WHAT TO PRODUCE
In the entries that follow, find the line containing "self._s2_out = set()"; from there, copy every line exactly through the line containing "self._emit(run)".

RAW DATA START

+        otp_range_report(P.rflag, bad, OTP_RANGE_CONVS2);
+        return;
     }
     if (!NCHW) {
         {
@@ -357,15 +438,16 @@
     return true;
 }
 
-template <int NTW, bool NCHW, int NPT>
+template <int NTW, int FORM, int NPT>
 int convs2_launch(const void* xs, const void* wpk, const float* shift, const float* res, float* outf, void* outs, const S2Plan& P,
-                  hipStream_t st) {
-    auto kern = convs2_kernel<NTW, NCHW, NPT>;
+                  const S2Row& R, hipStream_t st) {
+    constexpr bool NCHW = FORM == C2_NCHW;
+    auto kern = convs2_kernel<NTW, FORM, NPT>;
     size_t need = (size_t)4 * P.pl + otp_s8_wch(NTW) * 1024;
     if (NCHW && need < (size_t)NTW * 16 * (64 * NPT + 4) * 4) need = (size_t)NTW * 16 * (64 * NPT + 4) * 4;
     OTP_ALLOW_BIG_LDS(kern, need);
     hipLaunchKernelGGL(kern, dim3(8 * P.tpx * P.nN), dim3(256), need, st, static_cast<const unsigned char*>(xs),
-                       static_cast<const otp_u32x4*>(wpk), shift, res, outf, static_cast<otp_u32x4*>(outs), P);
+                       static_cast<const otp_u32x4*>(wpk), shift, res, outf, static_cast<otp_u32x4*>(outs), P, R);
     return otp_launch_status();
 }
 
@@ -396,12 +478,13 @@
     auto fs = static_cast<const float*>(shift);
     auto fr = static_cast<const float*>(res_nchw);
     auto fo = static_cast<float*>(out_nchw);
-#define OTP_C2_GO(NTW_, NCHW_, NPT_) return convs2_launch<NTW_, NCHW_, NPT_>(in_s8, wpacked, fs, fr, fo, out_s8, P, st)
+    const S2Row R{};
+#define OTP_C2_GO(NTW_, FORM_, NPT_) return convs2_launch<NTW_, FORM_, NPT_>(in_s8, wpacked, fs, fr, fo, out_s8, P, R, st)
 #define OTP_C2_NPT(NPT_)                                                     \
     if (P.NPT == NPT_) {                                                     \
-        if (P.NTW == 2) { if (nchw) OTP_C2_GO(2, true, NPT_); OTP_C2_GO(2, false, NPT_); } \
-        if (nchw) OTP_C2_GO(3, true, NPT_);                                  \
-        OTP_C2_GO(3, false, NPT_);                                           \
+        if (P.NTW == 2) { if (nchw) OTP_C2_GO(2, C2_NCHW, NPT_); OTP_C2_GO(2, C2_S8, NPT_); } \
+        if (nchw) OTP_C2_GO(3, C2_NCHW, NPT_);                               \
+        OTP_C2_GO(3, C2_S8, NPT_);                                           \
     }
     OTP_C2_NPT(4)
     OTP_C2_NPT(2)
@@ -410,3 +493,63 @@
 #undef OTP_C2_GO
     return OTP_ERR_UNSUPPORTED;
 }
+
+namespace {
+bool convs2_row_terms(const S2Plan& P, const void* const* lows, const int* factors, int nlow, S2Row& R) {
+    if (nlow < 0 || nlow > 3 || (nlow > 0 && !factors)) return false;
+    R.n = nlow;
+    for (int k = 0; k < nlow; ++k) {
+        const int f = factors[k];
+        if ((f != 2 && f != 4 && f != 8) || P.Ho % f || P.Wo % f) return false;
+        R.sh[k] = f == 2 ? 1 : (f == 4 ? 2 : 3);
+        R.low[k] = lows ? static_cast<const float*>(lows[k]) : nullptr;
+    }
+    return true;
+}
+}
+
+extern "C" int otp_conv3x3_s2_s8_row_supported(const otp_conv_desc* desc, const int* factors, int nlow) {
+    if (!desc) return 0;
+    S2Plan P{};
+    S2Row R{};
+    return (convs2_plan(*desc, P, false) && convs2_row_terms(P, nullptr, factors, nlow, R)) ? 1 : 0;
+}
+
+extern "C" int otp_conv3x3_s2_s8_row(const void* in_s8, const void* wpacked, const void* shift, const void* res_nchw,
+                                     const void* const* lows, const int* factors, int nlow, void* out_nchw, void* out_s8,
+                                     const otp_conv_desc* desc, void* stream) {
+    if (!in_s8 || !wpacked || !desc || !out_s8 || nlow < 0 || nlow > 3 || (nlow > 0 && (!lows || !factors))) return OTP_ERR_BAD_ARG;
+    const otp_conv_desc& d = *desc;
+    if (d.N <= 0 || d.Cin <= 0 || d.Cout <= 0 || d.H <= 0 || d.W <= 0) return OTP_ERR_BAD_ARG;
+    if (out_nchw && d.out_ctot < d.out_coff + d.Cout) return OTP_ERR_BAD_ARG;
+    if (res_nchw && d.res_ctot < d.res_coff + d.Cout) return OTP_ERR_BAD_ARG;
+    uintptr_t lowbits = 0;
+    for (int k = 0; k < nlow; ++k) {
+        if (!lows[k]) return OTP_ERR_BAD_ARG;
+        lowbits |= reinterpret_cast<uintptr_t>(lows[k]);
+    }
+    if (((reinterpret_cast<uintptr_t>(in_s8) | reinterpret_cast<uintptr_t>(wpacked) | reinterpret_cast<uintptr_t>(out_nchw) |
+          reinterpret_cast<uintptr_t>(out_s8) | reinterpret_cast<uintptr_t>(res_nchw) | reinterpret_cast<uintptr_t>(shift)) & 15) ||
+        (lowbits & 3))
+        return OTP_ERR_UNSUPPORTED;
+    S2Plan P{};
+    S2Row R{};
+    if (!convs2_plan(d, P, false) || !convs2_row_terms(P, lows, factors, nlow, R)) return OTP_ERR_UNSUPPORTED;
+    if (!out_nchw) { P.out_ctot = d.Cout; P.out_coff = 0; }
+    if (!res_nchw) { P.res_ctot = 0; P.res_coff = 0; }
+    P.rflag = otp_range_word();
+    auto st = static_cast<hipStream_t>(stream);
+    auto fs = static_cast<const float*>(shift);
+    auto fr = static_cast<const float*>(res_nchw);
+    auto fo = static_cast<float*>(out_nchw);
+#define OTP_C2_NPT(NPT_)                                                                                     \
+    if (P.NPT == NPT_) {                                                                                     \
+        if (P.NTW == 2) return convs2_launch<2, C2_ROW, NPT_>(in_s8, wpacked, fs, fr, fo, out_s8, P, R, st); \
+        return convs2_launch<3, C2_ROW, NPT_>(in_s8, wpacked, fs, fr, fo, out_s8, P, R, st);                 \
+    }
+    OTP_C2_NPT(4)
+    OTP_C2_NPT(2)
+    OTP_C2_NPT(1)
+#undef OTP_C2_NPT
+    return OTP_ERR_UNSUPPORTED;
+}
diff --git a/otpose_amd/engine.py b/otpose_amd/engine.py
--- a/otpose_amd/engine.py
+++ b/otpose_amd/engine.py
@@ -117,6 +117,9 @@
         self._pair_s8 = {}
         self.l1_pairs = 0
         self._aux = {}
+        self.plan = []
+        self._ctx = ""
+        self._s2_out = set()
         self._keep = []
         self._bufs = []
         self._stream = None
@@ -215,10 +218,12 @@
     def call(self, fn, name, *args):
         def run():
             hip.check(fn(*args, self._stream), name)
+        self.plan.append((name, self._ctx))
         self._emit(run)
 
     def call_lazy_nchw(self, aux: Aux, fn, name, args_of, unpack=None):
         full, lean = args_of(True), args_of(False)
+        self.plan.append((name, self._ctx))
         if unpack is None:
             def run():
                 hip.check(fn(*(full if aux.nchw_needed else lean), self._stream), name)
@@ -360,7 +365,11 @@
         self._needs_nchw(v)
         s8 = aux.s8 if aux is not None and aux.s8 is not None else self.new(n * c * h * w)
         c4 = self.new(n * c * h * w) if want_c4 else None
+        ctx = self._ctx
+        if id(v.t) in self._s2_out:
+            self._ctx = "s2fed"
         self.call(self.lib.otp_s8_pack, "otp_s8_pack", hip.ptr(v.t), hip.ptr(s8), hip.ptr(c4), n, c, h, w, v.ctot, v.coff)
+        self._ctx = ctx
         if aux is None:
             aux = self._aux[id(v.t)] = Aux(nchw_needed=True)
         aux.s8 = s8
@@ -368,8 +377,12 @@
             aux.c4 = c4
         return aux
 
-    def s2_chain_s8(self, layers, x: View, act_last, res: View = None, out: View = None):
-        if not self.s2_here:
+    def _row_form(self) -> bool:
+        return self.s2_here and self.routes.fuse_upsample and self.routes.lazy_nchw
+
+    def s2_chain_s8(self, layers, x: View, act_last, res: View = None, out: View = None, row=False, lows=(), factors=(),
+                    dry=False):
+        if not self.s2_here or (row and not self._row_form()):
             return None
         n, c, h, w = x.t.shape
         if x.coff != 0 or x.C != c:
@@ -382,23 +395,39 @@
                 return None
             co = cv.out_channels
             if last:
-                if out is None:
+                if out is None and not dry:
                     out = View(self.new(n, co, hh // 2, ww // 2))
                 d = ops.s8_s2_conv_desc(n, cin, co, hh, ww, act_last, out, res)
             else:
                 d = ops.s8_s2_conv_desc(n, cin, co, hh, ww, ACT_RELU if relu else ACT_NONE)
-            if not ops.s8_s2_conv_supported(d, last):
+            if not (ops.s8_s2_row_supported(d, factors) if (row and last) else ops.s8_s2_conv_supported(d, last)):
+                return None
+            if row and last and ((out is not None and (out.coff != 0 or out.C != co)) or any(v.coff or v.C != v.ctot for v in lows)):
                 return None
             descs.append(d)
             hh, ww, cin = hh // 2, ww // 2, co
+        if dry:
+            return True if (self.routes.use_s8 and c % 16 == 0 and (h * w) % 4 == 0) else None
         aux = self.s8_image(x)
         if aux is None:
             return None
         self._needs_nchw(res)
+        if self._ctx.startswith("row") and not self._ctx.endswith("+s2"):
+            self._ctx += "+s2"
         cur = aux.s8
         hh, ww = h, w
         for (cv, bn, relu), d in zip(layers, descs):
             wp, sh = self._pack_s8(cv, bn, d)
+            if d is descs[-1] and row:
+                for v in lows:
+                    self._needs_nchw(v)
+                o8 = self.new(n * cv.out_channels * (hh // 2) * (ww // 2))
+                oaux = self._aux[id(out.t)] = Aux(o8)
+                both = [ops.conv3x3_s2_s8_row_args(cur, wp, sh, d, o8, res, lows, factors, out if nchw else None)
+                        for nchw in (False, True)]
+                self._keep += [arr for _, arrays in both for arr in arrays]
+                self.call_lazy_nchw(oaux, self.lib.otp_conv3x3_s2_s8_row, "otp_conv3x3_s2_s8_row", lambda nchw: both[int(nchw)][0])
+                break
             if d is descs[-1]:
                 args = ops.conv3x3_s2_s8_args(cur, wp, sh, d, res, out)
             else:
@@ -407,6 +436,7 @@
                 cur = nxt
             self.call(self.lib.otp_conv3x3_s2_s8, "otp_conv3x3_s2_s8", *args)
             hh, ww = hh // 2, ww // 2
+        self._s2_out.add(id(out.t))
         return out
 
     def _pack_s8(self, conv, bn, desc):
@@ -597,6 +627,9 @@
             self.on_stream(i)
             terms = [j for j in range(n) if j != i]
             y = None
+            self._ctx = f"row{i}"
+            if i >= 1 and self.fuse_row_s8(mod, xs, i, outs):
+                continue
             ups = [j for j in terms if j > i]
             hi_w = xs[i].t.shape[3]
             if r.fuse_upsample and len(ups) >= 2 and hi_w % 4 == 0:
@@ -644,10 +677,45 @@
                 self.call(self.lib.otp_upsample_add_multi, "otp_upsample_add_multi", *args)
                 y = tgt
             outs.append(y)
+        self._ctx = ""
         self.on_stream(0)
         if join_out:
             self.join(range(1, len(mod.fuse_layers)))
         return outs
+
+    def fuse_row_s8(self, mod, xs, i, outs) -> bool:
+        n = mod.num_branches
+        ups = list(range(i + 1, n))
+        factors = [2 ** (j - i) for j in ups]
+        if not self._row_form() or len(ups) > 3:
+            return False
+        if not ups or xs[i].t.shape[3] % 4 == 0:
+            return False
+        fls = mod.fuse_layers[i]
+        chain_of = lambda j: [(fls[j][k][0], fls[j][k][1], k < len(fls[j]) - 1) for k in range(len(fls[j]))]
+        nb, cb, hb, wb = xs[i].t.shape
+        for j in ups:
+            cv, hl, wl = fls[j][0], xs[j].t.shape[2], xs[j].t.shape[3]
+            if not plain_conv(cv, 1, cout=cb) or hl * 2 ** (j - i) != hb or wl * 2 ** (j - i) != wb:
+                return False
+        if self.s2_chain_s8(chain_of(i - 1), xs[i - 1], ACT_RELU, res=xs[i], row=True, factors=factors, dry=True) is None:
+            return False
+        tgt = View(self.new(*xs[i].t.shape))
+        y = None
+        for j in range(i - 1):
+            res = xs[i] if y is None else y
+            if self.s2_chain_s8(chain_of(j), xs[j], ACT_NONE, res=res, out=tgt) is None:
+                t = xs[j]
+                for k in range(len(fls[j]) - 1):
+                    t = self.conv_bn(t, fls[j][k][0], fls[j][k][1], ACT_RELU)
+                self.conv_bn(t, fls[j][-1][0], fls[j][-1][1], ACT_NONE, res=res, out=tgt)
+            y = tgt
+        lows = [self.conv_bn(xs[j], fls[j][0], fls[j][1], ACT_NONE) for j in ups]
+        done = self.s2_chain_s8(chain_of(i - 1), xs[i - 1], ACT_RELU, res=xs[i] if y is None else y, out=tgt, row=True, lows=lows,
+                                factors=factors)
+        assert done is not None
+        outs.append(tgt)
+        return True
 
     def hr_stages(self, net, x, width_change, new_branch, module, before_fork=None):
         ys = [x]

RAW DATA END

ANSWER BOX
+        self._s2_out = set()
         self._keep = []
         self._bufs = []
         self._stream = None
@@ -215,10 +218,12 @@
     def call(self, fn, name, *args):
         def run():
             hip.check(fn(*args, self._stream), name)
+        self.plan.append((name, self._ctx))
         self._emit(run)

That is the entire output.